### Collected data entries

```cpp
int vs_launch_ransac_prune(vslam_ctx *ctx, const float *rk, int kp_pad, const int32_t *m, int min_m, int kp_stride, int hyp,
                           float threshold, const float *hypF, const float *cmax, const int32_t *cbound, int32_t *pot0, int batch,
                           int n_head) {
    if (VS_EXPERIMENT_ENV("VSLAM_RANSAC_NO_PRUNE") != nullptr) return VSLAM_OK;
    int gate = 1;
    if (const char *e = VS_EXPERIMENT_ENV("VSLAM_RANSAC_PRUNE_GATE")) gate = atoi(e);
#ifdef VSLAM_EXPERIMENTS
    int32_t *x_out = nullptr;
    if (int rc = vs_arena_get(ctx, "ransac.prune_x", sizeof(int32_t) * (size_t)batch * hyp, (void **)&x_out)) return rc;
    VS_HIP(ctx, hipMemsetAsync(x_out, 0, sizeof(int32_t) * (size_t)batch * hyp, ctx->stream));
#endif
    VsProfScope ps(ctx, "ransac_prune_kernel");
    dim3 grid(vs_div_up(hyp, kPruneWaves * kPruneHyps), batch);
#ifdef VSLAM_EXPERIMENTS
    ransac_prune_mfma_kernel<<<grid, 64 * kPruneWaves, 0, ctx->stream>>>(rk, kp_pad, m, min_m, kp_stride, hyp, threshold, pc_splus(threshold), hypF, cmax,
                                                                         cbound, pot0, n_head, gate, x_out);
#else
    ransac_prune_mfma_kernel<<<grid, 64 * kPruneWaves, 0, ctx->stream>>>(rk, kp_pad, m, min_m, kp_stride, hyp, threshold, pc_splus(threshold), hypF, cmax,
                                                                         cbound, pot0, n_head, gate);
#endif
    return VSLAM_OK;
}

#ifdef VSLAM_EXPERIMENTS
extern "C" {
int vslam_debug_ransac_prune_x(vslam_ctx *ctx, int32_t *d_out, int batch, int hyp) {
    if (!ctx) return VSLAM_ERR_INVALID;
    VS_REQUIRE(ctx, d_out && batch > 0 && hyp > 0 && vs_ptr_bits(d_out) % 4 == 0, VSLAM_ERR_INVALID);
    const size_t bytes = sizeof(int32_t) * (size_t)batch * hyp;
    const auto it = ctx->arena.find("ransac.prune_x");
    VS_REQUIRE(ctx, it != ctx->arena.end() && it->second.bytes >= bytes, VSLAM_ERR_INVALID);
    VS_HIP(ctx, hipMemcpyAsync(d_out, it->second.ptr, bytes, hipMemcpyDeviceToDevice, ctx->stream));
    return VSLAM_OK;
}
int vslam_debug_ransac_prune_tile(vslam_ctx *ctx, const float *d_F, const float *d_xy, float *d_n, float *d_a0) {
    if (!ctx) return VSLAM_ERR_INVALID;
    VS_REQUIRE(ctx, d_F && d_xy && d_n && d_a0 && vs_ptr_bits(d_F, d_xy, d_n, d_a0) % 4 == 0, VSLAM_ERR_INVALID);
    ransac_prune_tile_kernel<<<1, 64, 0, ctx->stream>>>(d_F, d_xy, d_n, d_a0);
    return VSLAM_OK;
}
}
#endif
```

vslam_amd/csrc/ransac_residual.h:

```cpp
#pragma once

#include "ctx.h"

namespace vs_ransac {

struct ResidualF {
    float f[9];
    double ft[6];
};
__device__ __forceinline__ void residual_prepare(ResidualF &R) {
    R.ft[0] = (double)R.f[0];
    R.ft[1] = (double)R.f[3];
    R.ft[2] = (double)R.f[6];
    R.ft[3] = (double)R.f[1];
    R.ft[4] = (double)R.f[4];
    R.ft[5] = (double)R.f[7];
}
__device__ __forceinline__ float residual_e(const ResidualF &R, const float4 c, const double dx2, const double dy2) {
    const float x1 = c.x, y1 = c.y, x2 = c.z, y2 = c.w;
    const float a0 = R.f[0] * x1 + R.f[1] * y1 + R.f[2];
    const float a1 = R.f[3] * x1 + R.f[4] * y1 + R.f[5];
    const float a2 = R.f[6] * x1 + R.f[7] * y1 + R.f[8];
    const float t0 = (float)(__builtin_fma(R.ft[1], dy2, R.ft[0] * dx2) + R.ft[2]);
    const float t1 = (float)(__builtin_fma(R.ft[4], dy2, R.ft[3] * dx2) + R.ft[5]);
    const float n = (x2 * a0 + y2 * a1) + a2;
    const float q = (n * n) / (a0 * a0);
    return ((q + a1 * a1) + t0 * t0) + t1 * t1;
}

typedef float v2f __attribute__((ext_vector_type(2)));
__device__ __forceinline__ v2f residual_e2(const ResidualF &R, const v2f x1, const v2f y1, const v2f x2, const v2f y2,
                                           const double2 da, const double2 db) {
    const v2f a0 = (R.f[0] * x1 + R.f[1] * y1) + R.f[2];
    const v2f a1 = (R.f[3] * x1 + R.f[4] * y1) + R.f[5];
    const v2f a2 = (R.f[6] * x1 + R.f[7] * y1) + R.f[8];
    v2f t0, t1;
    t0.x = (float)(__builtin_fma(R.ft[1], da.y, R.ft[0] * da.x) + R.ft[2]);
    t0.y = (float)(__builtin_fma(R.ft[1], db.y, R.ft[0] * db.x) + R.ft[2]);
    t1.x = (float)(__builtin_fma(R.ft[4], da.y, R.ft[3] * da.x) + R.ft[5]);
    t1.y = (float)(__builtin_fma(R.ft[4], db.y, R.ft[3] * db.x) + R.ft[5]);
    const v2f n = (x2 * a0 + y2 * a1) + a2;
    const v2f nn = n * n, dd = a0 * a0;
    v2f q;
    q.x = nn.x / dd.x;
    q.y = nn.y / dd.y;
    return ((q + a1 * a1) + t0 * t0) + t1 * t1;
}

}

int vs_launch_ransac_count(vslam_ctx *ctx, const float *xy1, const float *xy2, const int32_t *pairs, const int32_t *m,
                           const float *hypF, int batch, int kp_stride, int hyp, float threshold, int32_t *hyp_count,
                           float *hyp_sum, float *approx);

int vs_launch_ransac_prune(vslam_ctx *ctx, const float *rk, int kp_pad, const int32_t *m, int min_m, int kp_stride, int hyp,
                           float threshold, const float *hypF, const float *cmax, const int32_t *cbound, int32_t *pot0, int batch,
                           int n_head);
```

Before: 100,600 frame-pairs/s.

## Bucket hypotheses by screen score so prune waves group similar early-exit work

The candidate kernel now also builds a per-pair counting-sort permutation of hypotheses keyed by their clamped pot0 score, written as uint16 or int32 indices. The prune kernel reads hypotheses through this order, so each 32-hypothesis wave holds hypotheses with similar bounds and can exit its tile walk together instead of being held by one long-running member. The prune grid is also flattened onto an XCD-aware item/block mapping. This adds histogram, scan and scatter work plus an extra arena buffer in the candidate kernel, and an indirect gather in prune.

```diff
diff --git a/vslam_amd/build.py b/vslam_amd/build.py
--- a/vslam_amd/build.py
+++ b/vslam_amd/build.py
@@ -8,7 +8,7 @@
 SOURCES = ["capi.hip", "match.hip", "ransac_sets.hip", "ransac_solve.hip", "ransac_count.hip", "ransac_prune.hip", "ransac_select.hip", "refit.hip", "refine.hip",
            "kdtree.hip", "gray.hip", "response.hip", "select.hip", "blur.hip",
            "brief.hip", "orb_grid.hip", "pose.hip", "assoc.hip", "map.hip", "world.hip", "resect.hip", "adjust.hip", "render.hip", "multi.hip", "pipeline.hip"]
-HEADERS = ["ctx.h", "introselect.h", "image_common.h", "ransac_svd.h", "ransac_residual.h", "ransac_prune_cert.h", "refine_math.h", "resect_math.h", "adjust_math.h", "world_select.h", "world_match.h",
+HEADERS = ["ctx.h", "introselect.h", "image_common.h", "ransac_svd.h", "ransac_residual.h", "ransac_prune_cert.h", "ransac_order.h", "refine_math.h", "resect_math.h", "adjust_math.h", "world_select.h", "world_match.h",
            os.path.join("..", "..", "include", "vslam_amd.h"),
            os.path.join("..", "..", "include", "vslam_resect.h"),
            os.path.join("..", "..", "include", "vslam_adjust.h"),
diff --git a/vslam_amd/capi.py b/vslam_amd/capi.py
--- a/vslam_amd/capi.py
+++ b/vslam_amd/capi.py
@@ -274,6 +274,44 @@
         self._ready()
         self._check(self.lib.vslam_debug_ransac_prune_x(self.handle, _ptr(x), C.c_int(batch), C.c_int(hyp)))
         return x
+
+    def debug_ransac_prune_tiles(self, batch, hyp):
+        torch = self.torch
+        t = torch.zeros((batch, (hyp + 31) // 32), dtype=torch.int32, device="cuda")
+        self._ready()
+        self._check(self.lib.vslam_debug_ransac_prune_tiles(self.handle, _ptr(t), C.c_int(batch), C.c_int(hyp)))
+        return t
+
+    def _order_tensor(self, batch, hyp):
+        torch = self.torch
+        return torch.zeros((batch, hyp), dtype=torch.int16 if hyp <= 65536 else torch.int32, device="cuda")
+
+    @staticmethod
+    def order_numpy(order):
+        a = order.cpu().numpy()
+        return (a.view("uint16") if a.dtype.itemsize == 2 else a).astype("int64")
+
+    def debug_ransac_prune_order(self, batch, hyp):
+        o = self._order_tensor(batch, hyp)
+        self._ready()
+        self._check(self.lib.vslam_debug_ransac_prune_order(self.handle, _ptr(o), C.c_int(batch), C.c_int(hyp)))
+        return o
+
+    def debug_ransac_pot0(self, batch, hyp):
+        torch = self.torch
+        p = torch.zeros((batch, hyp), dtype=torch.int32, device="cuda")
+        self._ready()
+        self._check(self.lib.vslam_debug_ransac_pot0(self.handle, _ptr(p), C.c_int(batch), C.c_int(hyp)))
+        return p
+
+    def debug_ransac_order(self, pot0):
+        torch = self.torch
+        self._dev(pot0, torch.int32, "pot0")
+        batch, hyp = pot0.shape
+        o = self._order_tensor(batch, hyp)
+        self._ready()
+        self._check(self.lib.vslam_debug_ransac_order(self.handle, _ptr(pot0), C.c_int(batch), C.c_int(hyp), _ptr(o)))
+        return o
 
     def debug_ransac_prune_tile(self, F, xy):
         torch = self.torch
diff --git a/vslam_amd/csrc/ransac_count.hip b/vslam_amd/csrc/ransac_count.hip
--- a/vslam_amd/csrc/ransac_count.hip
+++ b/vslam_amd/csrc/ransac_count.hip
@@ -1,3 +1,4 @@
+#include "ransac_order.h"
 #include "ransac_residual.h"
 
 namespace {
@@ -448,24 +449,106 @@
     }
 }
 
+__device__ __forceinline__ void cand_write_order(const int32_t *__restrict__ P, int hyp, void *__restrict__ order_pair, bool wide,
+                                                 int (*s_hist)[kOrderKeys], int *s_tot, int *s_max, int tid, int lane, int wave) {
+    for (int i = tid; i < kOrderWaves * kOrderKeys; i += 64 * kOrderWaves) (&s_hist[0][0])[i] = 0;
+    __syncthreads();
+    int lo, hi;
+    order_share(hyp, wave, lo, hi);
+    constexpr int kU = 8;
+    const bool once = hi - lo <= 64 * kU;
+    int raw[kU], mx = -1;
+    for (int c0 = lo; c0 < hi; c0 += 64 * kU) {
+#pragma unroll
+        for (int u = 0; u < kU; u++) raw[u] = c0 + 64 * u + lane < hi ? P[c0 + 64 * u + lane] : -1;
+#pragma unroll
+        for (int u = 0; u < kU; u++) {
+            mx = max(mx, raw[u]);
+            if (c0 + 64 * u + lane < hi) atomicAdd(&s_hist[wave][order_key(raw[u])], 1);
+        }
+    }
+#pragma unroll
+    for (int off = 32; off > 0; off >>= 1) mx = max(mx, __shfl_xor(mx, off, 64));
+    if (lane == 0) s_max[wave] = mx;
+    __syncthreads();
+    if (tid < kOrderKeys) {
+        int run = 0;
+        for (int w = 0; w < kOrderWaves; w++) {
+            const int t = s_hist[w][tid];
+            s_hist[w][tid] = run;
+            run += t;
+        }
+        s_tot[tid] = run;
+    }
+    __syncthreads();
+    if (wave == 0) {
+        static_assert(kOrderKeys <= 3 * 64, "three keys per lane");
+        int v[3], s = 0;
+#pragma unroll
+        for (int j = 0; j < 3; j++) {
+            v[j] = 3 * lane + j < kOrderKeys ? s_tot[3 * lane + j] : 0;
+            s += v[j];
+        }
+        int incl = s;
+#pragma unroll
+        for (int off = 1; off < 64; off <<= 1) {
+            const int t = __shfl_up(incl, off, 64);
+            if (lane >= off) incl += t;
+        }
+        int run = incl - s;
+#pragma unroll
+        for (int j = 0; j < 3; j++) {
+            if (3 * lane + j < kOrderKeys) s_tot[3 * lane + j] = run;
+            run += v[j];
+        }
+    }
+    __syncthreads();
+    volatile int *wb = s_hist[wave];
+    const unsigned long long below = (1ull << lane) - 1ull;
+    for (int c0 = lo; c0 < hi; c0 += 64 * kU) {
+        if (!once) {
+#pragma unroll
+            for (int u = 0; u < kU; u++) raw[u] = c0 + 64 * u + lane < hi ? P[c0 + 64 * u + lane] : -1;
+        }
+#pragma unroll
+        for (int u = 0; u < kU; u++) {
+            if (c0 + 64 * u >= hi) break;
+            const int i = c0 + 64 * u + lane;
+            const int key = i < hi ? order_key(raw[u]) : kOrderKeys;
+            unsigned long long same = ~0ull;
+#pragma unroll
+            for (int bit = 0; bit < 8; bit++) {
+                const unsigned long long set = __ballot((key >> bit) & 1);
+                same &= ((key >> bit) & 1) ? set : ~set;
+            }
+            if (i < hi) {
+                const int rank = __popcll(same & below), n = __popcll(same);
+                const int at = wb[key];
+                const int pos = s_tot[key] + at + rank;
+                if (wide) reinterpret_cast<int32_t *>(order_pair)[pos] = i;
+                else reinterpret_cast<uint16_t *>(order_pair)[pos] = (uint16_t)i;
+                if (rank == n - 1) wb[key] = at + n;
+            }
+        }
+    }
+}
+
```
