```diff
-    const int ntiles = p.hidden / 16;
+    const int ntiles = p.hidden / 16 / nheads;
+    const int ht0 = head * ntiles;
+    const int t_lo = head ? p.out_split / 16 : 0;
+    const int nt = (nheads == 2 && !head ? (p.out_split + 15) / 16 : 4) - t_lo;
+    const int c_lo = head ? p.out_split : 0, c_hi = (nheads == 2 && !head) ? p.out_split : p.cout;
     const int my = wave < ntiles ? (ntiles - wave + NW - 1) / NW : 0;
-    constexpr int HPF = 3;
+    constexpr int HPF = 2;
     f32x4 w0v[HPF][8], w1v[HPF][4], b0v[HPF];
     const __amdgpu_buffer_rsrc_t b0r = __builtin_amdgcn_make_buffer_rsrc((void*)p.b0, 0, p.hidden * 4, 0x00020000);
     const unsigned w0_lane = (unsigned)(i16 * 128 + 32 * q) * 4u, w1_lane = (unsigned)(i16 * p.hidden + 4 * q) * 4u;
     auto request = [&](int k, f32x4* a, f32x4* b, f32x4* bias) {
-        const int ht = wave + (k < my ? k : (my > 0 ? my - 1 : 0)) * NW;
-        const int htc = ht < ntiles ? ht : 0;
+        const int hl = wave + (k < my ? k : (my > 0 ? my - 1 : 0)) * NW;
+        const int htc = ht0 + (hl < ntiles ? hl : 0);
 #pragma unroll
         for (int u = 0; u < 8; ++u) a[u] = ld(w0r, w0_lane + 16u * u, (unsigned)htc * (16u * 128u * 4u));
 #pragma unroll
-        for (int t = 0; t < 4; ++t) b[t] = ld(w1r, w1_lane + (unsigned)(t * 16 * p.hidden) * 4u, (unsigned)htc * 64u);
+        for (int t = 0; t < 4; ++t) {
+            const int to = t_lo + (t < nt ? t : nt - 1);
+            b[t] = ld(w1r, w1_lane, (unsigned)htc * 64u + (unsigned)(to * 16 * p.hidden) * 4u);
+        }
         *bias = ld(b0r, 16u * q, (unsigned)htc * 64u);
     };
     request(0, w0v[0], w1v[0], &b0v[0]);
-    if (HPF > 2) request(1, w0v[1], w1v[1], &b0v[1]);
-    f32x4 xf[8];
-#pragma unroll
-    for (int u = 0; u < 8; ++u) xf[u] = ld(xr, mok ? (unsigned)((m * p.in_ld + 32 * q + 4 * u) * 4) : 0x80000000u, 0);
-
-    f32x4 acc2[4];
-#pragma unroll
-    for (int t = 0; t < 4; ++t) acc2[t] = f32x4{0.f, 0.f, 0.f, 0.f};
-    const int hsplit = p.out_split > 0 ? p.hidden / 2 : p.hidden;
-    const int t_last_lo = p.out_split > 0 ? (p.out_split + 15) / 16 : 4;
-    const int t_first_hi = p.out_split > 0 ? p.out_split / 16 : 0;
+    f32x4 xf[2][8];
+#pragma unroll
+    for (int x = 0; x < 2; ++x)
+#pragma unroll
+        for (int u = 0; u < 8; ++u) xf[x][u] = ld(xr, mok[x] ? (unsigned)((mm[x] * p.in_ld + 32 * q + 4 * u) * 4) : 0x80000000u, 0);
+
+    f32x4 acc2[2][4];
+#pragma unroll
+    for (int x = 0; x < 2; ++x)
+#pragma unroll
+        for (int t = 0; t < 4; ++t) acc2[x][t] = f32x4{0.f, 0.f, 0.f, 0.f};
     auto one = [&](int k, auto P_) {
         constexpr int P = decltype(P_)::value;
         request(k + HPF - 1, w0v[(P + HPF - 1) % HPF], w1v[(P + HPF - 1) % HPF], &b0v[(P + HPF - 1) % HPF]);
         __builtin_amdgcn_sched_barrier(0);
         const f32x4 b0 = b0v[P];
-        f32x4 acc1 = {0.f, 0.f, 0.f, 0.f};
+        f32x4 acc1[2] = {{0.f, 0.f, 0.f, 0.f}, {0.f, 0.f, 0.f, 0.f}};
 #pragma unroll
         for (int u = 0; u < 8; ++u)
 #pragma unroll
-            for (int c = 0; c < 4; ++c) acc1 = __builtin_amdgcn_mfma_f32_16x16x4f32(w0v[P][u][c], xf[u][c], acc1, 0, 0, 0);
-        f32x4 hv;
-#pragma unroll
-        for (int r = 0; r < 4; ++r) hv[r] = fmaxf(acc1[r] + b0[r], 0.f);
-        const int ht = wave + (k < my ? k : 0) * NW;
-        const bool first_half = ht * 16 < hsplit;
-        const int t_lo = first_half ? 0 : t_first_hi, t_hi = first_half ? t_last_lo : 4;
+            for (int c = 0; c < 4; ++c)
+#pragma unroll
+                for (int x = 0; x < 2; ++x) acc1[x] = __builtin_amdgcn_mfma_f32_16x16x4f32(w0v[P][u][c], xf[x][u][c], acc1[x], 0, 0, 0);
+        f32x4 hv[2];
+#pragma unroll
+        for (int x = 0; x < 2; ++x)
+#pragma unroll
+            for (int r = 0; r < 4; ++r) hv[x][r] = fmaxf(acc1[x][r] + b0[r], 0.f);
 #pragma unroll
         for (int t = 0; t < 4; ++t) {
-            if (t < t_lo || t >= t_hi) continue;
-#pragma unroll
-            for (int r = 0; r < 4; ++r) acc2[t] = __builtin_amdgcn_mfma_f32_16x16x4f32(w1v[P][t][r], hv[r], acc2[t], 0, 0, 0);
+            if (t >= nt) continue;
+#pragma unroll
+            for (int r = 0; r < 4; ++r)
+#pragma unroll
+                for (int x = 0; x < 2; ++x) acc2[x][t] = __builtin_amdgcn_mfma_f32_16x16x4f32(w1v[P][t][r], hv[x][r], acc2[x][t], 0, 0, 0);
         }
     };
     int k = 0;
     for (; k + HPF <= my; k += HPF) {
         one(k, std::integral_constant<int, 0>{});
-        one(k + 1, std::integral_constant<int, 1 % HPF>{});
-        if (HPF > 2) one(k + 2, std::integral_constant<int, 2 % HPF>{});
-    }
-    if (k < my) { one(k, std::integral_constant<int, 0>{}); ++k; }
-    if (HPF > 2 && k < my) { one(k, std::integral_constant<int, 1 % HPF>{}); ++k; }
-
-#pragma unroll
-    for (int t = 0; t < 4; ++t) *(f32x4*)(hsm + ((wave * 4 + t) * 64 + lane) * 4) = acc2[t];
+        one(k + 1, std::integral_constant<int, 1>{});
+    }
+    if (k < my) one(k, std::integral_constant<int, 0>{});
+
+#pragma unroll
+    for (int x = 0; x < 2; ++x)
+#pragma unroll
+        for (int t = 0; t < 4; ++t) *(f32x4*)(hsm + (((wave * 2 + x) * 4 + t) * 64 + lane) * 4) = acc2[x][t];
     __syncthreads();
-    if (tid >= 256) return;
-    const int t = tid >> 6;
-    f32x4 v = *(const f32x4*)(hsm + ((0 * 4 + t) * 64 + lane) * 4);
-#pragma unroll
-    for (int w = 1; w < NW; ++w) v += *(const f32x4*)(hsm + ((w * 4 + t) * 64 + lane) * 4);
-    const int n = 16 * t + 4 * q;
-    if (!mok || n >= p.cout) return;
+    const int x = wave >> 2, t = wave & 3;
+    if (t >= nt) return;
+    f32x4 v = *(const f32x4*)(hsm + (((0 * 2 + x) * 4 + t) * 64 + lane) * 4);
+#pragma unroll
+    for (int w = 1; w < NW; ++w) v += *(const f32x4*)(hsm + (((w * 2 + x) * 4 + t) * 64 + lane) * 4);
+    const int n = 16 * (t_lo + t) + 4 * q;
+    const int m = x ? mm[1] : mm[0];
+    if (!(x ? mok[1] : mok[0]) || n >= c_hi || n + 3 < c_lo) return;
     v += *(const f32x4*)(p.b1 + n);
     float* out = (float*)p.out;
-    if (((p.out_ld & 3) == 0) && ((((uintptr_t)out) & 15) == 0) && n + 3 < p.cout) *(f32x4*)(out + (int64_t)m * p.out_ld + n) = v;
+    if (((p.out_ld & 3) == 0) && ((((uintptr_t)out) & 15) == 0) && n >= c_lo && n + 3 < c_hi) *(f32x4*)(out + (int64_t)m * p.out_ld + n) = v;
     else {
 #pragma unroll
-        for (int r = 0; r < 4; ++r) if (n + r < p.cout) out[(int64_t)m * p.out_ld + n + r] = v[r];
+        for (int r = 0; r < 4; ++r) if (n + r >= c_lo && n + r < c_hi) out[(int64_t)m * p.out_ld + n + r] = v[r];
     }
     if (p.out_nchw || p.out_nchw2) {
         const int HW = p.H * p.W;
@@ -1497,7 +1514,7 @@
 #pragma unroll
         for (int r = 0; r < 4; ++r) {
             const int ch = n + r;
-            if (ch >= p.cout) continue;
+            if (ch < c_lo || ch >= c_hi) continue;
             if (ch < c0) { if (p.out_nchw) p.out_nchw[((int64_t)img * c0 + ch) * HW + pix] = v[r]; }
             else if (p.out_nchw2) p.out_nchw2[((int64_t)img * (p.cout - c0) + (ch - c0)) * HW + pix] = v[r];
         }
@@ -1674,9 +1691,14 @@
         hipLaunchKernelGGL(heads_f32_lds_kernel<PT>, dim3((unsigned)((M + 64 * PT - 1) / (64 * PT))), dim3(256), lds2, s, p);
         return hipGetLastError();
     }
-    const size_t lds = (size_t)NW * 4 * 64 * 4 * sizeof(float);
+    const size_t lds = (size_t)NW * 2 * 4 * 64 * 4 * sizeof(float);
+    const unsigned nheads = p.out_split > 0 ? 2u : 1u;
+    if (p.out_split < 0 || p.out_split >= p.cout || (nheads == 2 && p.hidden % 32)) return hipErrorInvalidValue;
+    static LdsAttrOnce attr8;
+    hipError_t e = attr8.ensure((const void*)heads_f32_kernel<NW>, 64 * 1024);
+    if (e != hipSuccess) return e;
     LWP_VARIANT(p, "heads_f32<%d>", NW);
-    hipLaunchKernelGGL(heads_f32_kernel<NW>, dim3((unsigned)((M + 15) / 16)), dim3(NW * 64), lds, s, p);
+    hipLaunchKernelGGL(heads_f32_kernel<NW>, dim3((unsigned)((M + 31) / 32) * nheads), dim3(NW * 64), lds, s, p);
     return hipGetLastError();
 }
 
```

### Description of the task
Would you copy out every line in the records that includes the string "cuda"?

### Solution
+        t = torch.zeros((batch, (hyp + 31) // 32), dtype=torch.int32, device="cuda")
+        return torch.zeros((batch, hyp), dtype=torch.int16 if hyp <= 65536 else torch.int32, device="cuda")
+        p = torch.zeros((batch, hyp), dtype=torch.int32, device="cuda")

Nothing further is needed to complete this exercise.